Cell Ranger will attempt to identify which species each cell is derived from, but the approach does not work well when the ratio is far from 50:50.

in this case do we use the prebuild human+mouse index? I think on the dl page is called, "GRCh38_and_mm10-2020-A_build" file, refdata-gex-GRCh38-and-mm10-2020-A.tar.gz

thanks.

evolvedmicrobe commented 2 years ago

@ahdee if you can post this image from the websummary (only for your sample), I might be able to advise on a path forward for you.

image

ahdee commented 2 years ago

@evolvedmicrobe thanks. Ok here is one of my samples. In the summary mm10 only mapped to genome .5% while h38 maps 97% however I do see that there a a few really high logFC mm10 genes. What do you advice?

evolvedmicrobe commented 2 years ago

@ahdee it appears you don't have any mouse cells in that sample. The human UMI counts per barcode is typically >1K, while you don't observe any barcodes with mouse counts >60, and I suspect those are mapping artifacts and not real mouse DNA. Are you sure you have mouse cells in this sample?

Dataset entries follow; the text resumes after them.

from . import fp8
from . import runtime as rt
from .lib import (ACT_GELU, ACT_NONE, ACT_RELU, ACT_SWISH, BF16, LN_GROUP_MAX, ROWS_CONV_BWD, ROWS_CONV_FWD, ROWS_PLAIN, ROWS_STEM3D, TN_GROUP_MAX, WGRAD_GROUP_MAX, Attn, Epilogue, LnItem, Rows, TnBatched, TnItem,
                  WgradItem, lib)

_byref = ctypes.byref


class KernelTimer:
    NAMES = {(0, ROWS_CONV_FWD): "gemm_nt<conv_fwd>", (0, ROWS_CONV_BWD): "gemm_nt<conv_bwd_data>", (0, ROWS_STEM3D): "gemm_nt<stem3d>",
             (0, ROWS_PLAIN): "gemm_nt<plain>", (1, ROWS_CONV_FWD): "gemm_tn<conv_wgrad>", (1, ROWS_STEM3D): "gemm_tn<stem3d_wgrad>",
             (1, ROWS_PLAIN): "gemm_tn<plain>", (2, 0): "conv3x3_slab<fwd>", (2, 1): "conv3x3_slab<bwd_data>", (2, 2): "conv3x3_slab<wgrad>"}

    def __init__(self):
        self.enabled = False
        self.records = []

    def reset(self, enabled):
        self.enabled, self.records = enabled, []

    def start(self):
        e = torch.cuda.Event(enable_timing=True)
        e.record()
        return e

    def stop(self, e0, key, flops, abytes=0.0):
        e1 = torch.cuda.Event(enable_timing=True)
        e1.record()
        name = lib.raw("avec_last_kernel")()
        self.records.append((key, flops, e0, e1, name.decode() if name else "", float(abytes)))

    def bracket_overhead_us(self, n=200):
        evs = []
        for _ in range(n):
            a, b = torch.cuda.Event(enable_timing=True), torch.cuda.Event(enable_timing=True)
            a.record(); b.record()
            evs.append((a, b))
# ... 147 lines not shown
    if res is not None:
        ep.res, ep.ldres, ep.res_act, ep.res_cls0 = res.data_ptr(), (N if ldres is None else ldres), int(res_act), int(res_cls0)
        if res_mask is not None:
            ep.res_mask = res_mask.data_ptr()
    ep.alpha = alpha
    if dact_z is not None:
        ep.dact_z, ep.ldz, ep.dact = dact_z.data_ptr(), N, dact
    ep.colsum, ep.stats = _p(colsum), _p(stats)
    if bnb is not None:
        ep.bnb_y, ep.ldby, ep.stats = bnb.y.data_ptr(), N, bnb.stats.data_ptr()
        if bnb.mask_z is not None:
            ep.dact_z, ep.ldz, ep.dact, ep.bnb_mask = bnb.mask_z.data_ptr(), N, 2, 0
        else:
            ep.bnb_ss, ep.bnb_mask = bnb.ss.data_ptr(), 1
    if rows is None:
        rows = rows_plain(K)
    ev = KERNEL_TIMER.start() if KERNEL_TIMER.enabled else None
    lib.gemm_nt(rt.dt() if dtype is None else dtype, A.data_ptr(), _byref(rows), mode, int(a_f32), W.data_ptr(),
                K if ldw is None else ldw, M, N, K, _byref(ep), rt.stream())
    if ev is not None:
        esz = A.element_size()
        KERNEL_TIMER.stop(ev, (0, mode), 2.0 * M * N * K if flops is None else flops,
                          ((M * K + N * K) * esz + M * N * (4 if out_f32 else esz)) if abytes is None else abytes)
    return out


DEFER_WGRAD = os.environ.get("AVEC_DEFER_WGRAD", "1") != "0"
_TN_WHY = False
_TN_FLUSH_AT = TN_GROUP_MAX
_DEFER = {"queues": {}, "task": -1}


class _PendingGrads:
    __slots__ = ("stream", "tn", "ln", "keep", "flops", "cw", "cw_flops", "cw64", "cw64_flops")

    def __init__(self, stream):
        self.stream, self.tn, self.ln, self.keep, self.flops = stream, [], [], [], 0.0
        self.cw, self.cw_flops = [], 0.0
        self.cw64, self.cw64_flops = [], 0.0


def _in_backward():
    return DEFER_WGRAD and torch._C._current_graph_task_id() != -1


def reset_backward_state():
    for q in _DEFER["queues"].values():
        q.tn, q.ln, q.keep, q.flops, q.cw, q.cw_flops, q.cw64, q.cw64_flops = [], [], [], 0.0, [], 0.0, [], 0.0
    _DEFER["task"] = -1
    _PREP_READY["task"], _PREP_READY["m"] = -1, {}
    _LN2_READY["task"], _LN2_READY["m"] = -1, {}
    for ent in _POS_CACHE.values():
        ent[1].de_all, ent[1].remaining = None, ent[1].L


def _pending():
    st = torch.cuda.current_stream()
    q = _DEFER["queues"].get(st.cuda_stream)
    if q is None:
        q = _DEFER["queues"][st.cuda_stream] = _PendingGrads(st)
    task = torch._C._current_graph_task_id()
    if _DEFER["task"] != task:
        if _DEFER["task"] != -1:
            for old in _DEFER["queues"].values():
                old.tn, old.ln, old.keep, old.flops, old.cw, old.cw_flops, old.cw64, old.cw64_flops = [], [], [], 0.0, [], 0.0, [], 0.0
        _DEFER["task"] = task
        torch.autograd.Variable._execution_engine.queue_callback(_flush_at_end)
    return q


def _launch_pending(q, part=None):
    cur = torch.cuda.current_stream()
    if cur.cuda_stream != q.stream.cuda_stream:
        for t in q.keep:
            t.record_stream(cur)
    if q.tn and part in (None, "tn"):
        ev = KERNEL_TIMER.start() if KERNEL_TIMER.enabled else None
        for i in range(0, len(q.tn), TN_GROUP_MAX):
            chunk = q.tn[i:i + TN_GROUP_MAX]
            lib.gemm_tn_grouped(BF16, (TnItem * len(chunk))(*chunk), len(chunk), rt.stream())
        if ev is not None:
            KERNEL_TIMER.stop(ev, (1, ROWS_PLAIN), q.flops, sum(2.0 * it.M * (it.I + it.J) + 4.0 * it.I * it.J for it in q.tn))
        q.tn, q.flops = [], 0.0
    if q.ln and part in (None, "ln"):
        for i in range(0, len(q.ln), LN_GROUP_MAX):
            chunk = q.ln[i:i + LN_GROUP_MAX]
            lib.layernorm_param_grads_grouped(rt.dt(), (LnItem * len(chunk))(*chunk), len(chunk), rt.stream())
        q.ln = []
    if q.cw and part in (None, "cw"):
        ev = KERNEL_TIMER.start() if KERNEL_TIMER.enabled else None
        for i in range(0, len(q.cw), WGRAD_GROUP_MAX):
            chunk = q.cw[i:i + WGRAD_GROUP_MAX]
            lib.wgrad3x3_c128_grouped((WgradItem * len(chunk))(*chunk), len(chunk), rt.stream())
        if ev is not None:
            KERNEL_TIMER.stop(ev, (2, 2), q.cw_flops, sum(2.0 * 2 * it.images * it.H * it.W * it.C + 4.0 * 9 * it.C * it.C for it in q.cw))
        q.cw, q.cw_flops = [], 0.0
    if q.cw64 and part in (None, "cw"):
        ev = KERNEL_TIMER.start() if KERNEL_TIMER.enabled else None
        for i in range(0, len(q.cw64), WGRAD_GROUP_MAX):
            chunk = q.cw64[i:i + WGRAD_GROUP_MAX]
            lib.wgrad3x3_c64_grouped((WgradItem * len(chunk))(*chunk), len(chunk), rt.stream())
        if ev is not None:
            KERNEL_TIMER.stop(ev, (2, 2), q.cw64_flops, sum(2.0 * 2 * it.images * it.H * it.W * it.C + 4.0 * 9 * it.C * it.C for it in q.cw64))
        q.cw64, q.cw64_flops = [], 0.0
    if not q.tn and not q.ln and not q.cw and not q.cw64:
        q.keep = []


def flush_param_grads(all_streams=False):
    if all_streams:
        for q in list(_DEFER["queues"].values()):
            _launch_pending(q)
        return
    q = _DEFER["queues"].get(torch.cuda.current_stream().cuda_stream)
    if q is not None:
        _launch_pending(q)


def _flush_at_end():
    _DEFER["task"] = -1
    flush_param_grads(all_streams=True)


def gemm_tn(P, Q, O, M, I, J, *, ldp=None, q_rows=None, q_mode=ROWS_PLAIN, q_f32=False, ldo=None, dtype=None, p_colsum=None, side=False):
    if q_rows is None:
        q_rows = rows_plain(J)
    if side and q_mode == ROWS_PLAIN and q_f32 and CAST_DEFER and dtype is None and rt.compute_dtype() == "bf16" and _in_backward() and Q.dim() == 2 and Q.dtype == torch.float32:
        Qb = empty((Q.shape[0], J), rt.act_dtype(), Q)
        lib.cast_rows(rt.dt(), Q.data_ptr(), q_rows.ld, Qb.data_ptr(), J, Q.shape[0], J, rt.stream())
        Q, q_f32, q_rows = Qb, False, rows_plain(J, q_rows.rows_out, q_rows.rows_in, q_rows.step)
    if side and q_mode == ROWS_PLAIN and not q_f32 and dtype is None and rt.compute_dtype() == "bf16" and _in_backward():
        it = TnItem()
        it.P, it.Q, it.O, it.p_colsum = P.data_ptr(), Q.data_ptr(), O.data_ptr(), _p(p_colsum)
        it.ldp, it.ldq, it.ldo, it.M, it.I, it.J = (I if ldp is None else ldp), q_rows.ld, (J if ldo is None else ldo), M, I, J
        it.q_rows_out, it.q_rows_in, it.q_step = q_rows.rows_out, q_rows.rows_in, q_rows.step
        if lib.raw("avec_gemm_tn_grouped_ok")(BF16, _byref(it)) and _chunk_readable(P, it.ldp, I, M) and _chunk_readable(Q, it.ldq, J, M):
            q = _pending()
            q.tn.append(it)
# ... 997 lines not shown
        ctx.saved = (grad, M)
        return mean

    @staticmethod
    def backward(ctx, dloss):
        grad, M = ctx.saved
        out = torch.empty_like(grad)
        lib.scale_by_scalar(grad.data_ptr(), dloss.float().contiguous().data_ptr(), 1.0 / M, out.data_ptr(), grad.numel(), rt.stream())
        return out, None, None


def conv2d_fwd(x, weight, N, H, W, Cin, stride, stats=None):
    Cout, KH, KW = weight.shape[0], weight.shape[2], weight.shape[3]
    pad = (KH - 1) // 2
    OH, OW = (H - 1) // stride + 1, (W - 1) // stride + 1
    M = N * OH * OW
    sh = rt.shadow(weight)
    y = empty((M, Cout), rt.act_dtype(), x)
    if _slab_conv(H, W, Cin, Cout, KH, KW, stride):
        ev = KERNEL_TIMER.start() if KERNEL_TIMER.enabled else None
        lib.conv3x3_c64(x.data_ptr(), sh.fwd.data_ptr(), y.data_ptr(), None, _p(stats), N, H, W, 0, rt.stream())
        if ev is not None:
            KERNEL_TIMER.stop(ev, (2, 0), 2.0 * M * Cout * KH * KW * Cin, 2.0 * (N * H * W * Cin + Cout * KH * KW * Cin + M * Cout))
        return y, OH, OW
    gemm_nt(x, sh.fwd, y, M, Cout, KH * KW * Cin, rows=rows_conv(H, W, Cin, KH, KW, stride, pad, OH, OW), mode=ROWS_CONV_FWD, stats=stats,
            abytes=2.0 * (N * H * W * Cin + Cout * KH * KW * Cin + M * Cout))
    return y, OH, OW


SLAB_CONV = True
SLAB_WGRAD128 = True
SHORTCUT_SUBGRID = True
GROUP_WGRAD128 = True


def _slab_conv(H, W, Cin, Cout, KH, KW, stride):
    return SLAB_CONV and rt.act_dtype() == torch.bfloat16 and bool(lib.raw("avec_conv3x3_c64_supported")(H, W, Cin, Cout, KH, KW, stride))


class BnbFuse:
    __slots__ = ("y", "ss", "mask_z", "stats", "done")

    def __init__(self, y, ss, mask_z, C):
        self.y, self.ss, self.mask_z, self.done = y, ss, mask_z, False
        self.stats = rt.zeros_scratch(BNState.NREP * 2 * C, y.device)


BNB_FUSE = False


def conv2d_bwd(dy, x, weight, N, H, W, Cin, stride, OH, OW, need_dx=True, dx_res=None, bnb=None, dx_res_cls0=False, dx_res_mask=None):
    Cout, KH, KW = weight.shape[0], weight.shape[2], weight.shape[3]
    pad = (KH - 1) // 2
    M = N * OH * OW
    sh = rt.shadow(weight)
    if _slab_conv(H, W, Cin, Cout, KH, KW, stride) and H * (W + 1) <= 512:
        if GROUP_WGRAD128 and _in_backward():
            it = WgradItem()
            it.x, it.dy, it.dw, it.images, it.C, it.H, it.W = x.data_ptr(), dy.data_ptr(), grad_of(weight).data_ptr(), N, Cin, H, W
            q = _pending()
            q.cw64.append(it)
            q.keep += [x, dy]
            q.cw64_flops += 2.0 * M * Cout * KH * KW * Cin
        else:
            ev = KERNEL_TIMER.start() if KERNEL_TIMER.enabled else None
            lib.wgrad3x3_c64(x.data_ptr(), dy.data_ptr(), grad_of(weight).data_ptr(), N, H, W, rt.stream())
            if ev is not None:
                KERNEL_TIMER.stop(ev, (2, 2), 2.0 * M * Cout * KH * KW * Cin)
    elif SLAB_CONV and SLAB_WGRAD128 and rt.act_dtype() == torch.bfloat16 and bool(lib.raw("avec_wgrad3x3_c128_supported")(H, W, Cin, Cout, KH, KW, stride)):
        if GROUP_WGRAD128 and _in_backward():
            it = WgradItem()
            it.x, it.dy, it.dw, it.images, it.C, it.H, it.W = x.data_ptr(), dy.data_ptr(), grad_of(weight).data_ptr(), N, Cin, H, W
            q = _pending()
            q.cw.append(it)
            q.keep += [x, dy]
            q.cw_flops += 2.0 * M * Cout * KH * KW * Cin
        else:
            ev = KERNEL_TIMER.start() if KERNEL_TIMER.enabled else None
            lib.wgrad3x3_c128(x.data_ptr(), dy.data_ptr(), grad_of(weight).data_ptr(), N, Cin, H, W, rt.stream())
            if ev is not None:
                KERNEL_TIMER.stop(ev, (2, 2), 2.0 * M * Cout * KH * KW * Cin)
    else:
        gemm_tn(dy, x, grad_of(weight), M, Cout, KH * KW * Cin, q_rows=rows_conv(H, W, Cin, KH, KW, stride, pad, OH, OW), q_mode=ROWS_CONV_FWD, side=True)
    if not need_dx:
        return None
    dx = empty((N * H * W, Cin), rt.act_dtype(), dy)
    if _slab_conv(H, W, Cin, Cout, KH, KW, stride):
        ev = KERNEL_TIMER.start() if KERNEL_TIMER.enabled else None
        if dx_res_mask is not None:
            lib.conv3x3_c64_res_masked(dy.data_ptr(), sh.bwd.data_ptr(), dx.data_ptr(), dx_res.data_ptr(), dx_res_mask.data_ptr(), N, H, W, 1, rt.stream())
        else:
            lib.conv3x3_c64(dy.data_ptr(), sh.bwd.data_ptr(), dx.data_ptr(), _p(dx_res), None, N, H, W, 1, rt.stream())
        if ev is not None:
            KERNEL_TIMER.stop(ev, (2, 1), 2.0 * N * H * W * Cin * KH * KW * Cout, 2.0 * (2 * N * H * W * Cin + Cout * KH * KW * Cin + M * Cout))
        return dx
    fuse = bnb if (bnb is not None and BNB_FUSE and rt.act_dtype() == torch.bfloat16 and Cin % 4 == 0) else None
    gemm_nt(dy, sh.bwd, dx, N * H * W, Cin, KH * KW * Cout, rows=rows_conv(H, W, Cout, KH, KW, stride, pad, OH, OW), mode=ROWS_CONV_BWD,
            res=dx_res, res_act=True, flops=2.0 * N * OH * OW * Cout * KH * KW * Cin, bnb=fuse, res_cls0=dx_res_cls0, res_mask=dx_res_mask,
            abytes=2.0 * (N * H * W * Cin * (2 if dx_res is not None else 1) + Cout * KH * KW * Cin + M * Cout))
    if fuse is not None:
        fuse.done = True
    return dx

ahdee commented 2 years ago

@evolvedmicrobe thanks. However, I'm still a bit confused. Please see the attached image. I took another sample and aligned it just a simple GRCh38; I also align it with GRCh38_mm10; so first question is.

  1. why does the estimated cell go from 7K to 36K
  2. on the scatter plot, what is happening here since most of the dots are multiplet? on the summary it mm10 Reads Mapped to Genome is only about .5%; should I just forget doing this and just go with the simple single GRCh38 alignment? Here is the image.
    tRyL2vK 1
evolvedmicrobe commented 2 years ago

Hi @ahdee, yes my advice would be to go with just the GRCH38 genome, as you do not appear to have any mouse cells in this data.

Cell calling is done on a per-genome basis, and calls everything within an order of magnitude of the top of the rank plot (e.g. if your 1% percentile of barcodes is 10K, everything >=1K will be called as a cell in the first step of cell calling. Because you have no meaningful mouse cells, this means that barcodes with even < 5 UMI are counted as cell-associated barcodes, and these are non-sense calls that artificially increase your number of cells. These cells are then called multiplets because they have often have much higher human umi counts than mouse counts (and I'd basically ignore the multiplet calls for a dataset like this).

ahdee commented 2 years ago

@evolvedmicrobe thanks for such a great explanation. I guess this is why the y-axis for mouse were so low 0-30 instead 0-15K. This makes sense to me. thanks.